* Goal of the exercise
All of the entries below are to be retyped exactly.

══════════════════════════════

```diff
@@ -278,7 +264,7 @@
       if (hipError_t e = hipFuncSetAttribute(f, hipFuncAttributeMaxDynamicSharedMemorySize, lds); e != hipSuccess) return e;
     attr_done[dev] = true;
   }
-  const dim3 grid((p->M + 63) / 64), block(NW * 64);
+  const dim3 grid((p->M + 63) / 64), block(NW * 128);
 #define RL_GO(G) do { if (bf16) hipLaunchKernelGGL((cs_rowln_kernel<384, true, G>), grid, block, lds, st, *p);  \
                       else hipLaunchKernelGGL((cs_rowln_kernel<384, false, G>), grid, block, lds, st, *p); } while (0)
   if (p->n2 == 0) RL_GO(0);
```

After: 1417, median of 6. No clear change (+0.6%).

══════════════════════════════

* Exercise output
```diff
@@ -278,7 +264,7 @@
       if (hipError_t e = hipFuncSetAttribute(f, hipFuncAttributeMaxDynamicSharedMemorySize, lds); e != hipSuccess) return e;
     attr_done[dev] = true;
   }
-  const dim3 grid((p->M + 63) / 64), block(NW * 64);
+  const dim3 grid((p->M + 63) / 64), block(NW * 128);
 #define RL_GO(G) do { if (bf16) hipLaunchKernelGGL((cs_rowln_kernel<384, true, G>), grid, block, lds, st, *p);  \
                       else hipLaunchKernelGGL((cs_rowln_kernel<384, false, G>), grid, block, lds, st, *p); } while (0)
   if (p->n2 == 0) RL_GO(0);
```

After: 1417, median of 6. No clear change (+0.6%).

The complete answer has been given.